**EXERCISE DETAILS**
Gather from the listing below each line that includes the word "HIPCHK", and copy it.

**TASK DATA**
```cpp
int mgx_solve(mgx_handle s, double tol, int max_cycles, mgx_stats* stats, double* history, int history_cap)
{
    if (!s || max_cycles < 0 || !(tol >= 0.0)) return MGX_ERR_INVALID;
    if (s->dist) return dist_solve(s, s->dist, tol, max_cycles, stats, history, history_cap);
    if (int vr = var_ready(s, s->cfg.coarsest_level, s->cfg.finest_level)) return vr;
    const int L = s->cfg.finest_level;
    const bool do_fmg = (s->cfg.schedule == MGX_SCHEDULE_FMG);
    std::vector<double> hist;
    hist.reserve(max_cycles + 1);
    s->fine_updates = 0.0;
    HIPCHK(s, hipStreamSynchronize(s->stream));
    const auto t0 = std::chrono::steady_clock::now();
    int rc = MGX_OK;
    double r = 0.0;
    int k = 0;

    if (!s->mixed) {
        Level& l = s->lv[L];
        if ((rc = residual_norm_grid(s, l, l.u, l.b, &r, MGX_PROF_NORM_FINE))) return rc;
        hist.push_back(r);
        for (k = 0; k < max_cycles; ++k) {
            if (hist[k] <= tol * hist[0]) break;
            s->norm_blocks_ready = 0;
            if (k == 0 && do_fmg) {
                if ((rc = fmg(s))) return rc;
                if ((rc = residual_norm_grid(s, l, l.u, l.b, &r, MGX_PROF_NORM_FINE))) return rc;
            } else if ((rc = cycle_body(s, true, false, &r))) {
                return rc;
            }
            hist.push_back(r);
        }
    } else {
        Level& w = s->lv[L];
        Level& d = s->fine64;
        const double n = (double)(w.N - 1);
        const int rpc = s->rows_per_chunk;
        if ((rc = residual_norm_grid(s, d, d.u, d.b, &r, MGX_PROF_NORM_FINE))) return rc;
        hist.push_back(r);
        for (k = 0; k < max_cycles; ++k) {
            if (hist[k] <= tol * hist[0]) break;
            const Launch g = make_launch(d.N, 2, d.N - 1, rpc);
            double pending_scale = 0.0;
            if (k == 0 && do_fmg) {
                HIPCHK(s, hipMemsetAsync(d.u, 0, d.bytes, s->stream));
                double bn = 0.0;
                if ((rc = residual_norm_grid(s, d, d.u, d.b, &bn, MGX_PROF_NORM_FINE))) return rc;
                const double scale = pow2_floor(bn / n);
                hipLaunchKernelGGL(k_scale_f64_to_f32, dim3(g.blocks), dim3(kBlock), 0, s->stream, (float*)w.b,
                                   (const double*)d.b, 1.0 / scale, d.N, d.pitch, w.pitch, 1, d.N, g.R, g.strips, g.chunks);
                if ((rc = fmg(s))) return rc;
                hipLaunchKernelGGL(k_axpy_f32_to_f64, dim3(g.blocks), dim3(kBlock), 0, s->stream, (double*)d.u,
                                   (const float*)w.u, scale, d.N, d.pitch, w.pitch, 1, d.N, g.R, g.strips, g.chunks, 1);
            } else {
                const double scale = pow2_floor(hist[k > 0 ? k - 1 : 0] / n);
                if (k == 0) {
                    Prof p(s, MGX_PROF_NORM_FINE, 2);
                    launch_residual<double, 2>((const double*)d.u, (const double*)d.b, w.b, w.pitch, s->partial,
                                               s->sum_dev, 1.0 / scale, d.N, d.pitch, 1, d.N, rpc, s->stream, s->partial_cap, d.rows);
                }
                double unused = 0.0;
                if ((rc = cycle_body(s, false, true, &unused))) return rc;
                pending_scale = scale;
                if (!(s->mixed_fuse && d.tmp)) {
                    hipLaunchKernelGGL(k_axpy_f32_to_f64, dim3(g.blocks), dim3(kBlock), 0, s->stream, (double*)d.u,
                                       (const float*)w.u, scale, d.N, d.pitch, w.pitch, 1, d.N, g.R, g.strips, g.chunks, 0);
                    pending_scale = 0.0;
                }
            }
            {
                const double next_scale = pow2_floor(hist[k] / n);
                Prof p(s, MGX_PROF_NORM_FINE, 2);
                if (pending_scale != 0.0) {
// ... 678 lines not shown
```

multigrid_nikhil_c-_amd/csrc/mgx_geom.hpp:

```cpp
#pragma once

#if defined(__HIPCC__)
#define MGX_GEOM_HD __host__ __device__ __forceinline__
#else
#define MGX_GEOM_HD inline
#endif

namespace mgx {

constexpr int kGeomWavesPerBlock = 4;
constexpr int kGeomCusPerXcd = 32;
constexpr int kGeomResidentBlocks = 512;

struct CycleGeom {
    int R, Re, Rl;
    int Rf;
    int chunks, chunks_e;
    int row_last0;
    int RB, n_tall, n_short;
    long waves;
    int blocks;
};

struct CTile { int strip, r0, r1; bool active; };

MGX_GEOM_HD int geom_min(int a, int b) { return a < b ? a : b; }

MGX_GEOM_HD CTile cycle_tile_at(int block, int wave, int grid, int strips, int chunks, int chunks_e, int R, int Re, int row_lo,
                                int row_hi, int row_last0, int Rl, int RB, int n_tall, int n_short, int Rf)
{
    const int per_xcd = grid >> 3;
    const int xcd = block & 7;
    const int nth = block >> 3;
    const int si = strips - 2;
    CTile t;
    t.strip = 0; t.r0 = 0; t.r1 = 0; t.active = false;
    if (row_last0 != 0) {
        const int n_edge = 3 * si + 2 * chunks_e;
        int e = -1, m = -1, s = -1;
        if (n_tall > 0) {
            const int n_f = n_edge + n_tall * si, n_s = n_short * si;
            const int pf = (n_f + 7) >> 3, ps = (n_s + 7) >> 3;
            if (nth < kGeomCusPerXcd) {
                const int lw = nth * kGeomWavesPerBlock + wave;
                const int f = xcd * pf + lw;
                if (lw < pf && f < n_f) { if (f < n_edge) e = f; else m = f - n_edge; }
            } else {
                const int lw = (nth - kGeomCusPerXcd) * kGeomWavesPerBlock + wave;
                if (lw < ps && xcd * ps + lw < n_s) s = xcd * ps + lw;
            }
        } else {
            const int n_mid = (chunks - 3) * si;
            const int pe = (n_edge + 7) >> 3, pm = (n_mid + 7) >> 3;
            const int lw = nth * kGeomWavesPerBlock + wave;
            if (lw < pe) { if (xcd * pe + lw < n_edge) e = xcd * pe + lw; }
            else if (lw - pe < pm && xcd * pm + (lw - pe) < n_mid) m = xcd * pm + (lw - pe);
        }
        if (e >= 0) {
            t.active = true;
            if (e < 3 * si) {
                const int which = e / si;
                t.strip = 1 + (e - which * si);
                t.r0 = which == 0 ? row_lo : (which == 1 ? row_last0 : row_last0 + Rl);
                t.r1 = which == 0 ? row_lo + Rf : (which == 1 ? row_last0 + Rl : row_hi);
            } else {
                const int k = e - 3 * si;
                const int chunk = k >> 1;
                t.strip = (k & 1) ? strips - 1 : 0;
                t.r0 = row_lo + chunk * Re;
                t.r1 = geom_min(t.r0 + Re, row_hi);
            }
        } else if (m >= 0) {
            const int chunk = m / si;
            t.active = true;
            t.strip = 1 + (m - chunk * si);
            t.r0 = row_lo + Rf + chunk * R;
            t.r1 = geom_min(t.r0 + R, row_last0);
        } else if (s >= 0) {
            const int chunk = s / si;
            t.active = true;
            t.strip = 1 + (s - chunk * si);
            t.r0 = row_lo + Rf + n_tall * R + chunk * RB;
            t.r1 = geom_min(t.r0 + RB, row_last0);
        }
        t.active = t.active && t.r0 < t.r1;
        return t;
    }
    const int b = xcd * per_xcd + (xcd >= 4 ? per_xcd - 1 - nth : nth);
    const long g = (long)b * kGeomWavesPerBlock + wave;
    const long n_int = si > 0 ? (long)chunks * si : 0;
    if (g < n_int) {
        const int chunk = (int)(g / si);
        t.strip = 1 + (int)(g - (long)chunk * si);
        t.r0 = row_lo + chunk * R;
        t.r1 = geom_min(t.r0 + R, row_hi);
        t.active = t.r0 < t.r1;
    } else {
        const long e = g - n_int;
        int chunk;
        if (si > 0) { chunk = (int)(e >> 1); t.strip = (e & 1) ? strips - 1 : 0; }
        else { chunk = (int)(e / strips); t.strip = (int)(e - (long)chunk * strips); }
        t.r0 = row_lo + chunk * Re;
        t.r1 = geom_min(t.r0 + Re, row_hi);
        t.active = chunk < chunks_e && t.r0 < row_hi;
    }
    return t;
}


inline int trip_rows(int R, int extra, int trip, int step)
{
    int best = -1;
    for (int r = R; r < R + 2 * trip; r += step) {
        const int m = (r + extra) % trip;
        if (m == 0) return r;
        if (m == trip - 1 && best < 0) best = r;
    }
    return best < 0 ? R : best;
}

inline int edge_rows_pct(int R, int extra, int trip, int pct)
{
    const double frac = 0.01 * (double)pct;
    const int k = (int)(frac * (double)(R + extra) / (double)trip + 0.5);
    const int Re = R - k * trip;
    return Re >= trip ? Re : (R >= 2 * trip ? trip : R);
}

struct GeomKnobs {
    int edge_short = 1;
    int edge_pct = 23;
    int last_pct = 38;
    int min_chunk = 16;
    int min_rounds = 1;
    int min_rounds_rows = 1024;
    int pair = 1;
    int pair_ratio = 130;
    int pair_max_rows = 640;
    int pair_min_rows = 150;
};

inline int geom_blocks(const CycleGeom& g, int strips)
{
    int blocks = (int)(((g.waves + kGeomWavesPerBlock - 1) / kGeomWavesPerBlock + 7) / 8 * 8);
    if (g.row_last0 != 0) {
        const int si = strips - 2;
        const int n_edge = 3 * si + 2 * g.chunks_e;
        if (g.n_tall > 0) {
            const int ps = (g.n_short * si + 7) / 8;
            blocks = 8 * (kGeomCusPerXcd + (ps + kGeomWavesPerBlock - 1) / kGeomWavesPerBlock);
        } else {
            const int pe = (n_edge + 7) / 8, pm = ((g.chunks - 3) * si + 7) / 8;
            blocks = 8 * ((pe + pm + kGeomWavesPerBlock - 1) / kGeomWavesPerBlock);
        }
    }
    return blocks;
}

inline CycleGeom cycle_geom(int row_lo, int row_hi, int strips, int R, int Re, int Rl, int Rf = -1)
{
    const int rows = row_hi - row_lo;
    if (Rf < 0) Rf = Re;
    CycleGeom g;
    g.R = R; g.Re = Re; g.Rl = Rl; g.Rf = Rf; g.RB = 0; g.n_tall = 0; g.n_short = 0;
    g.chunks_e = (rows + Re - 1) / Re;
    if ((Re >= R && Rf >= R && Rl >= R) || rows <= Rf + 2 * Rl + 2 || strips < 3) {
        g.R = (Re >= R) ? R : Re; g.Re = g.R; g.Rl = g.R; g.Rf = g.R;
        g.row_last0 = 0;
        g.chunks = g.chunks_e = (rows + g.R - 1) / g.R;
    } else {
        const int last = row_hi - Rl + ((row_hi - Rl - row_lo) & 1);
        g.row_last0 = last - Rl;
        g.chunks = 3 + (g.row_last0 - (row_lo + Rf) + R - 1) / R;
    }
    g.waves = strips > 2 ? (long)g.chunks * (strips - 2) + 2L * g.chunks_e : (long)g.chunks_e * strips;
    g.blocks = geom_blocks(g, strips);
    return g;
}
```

**RESPONSE TO THIS TASK**
    HIPCHK(s, hipStreamSynchronize(s->stream));
                HIPCHK(s, hipMemsetAsync(d.u, 0, d.bytes, s->stream));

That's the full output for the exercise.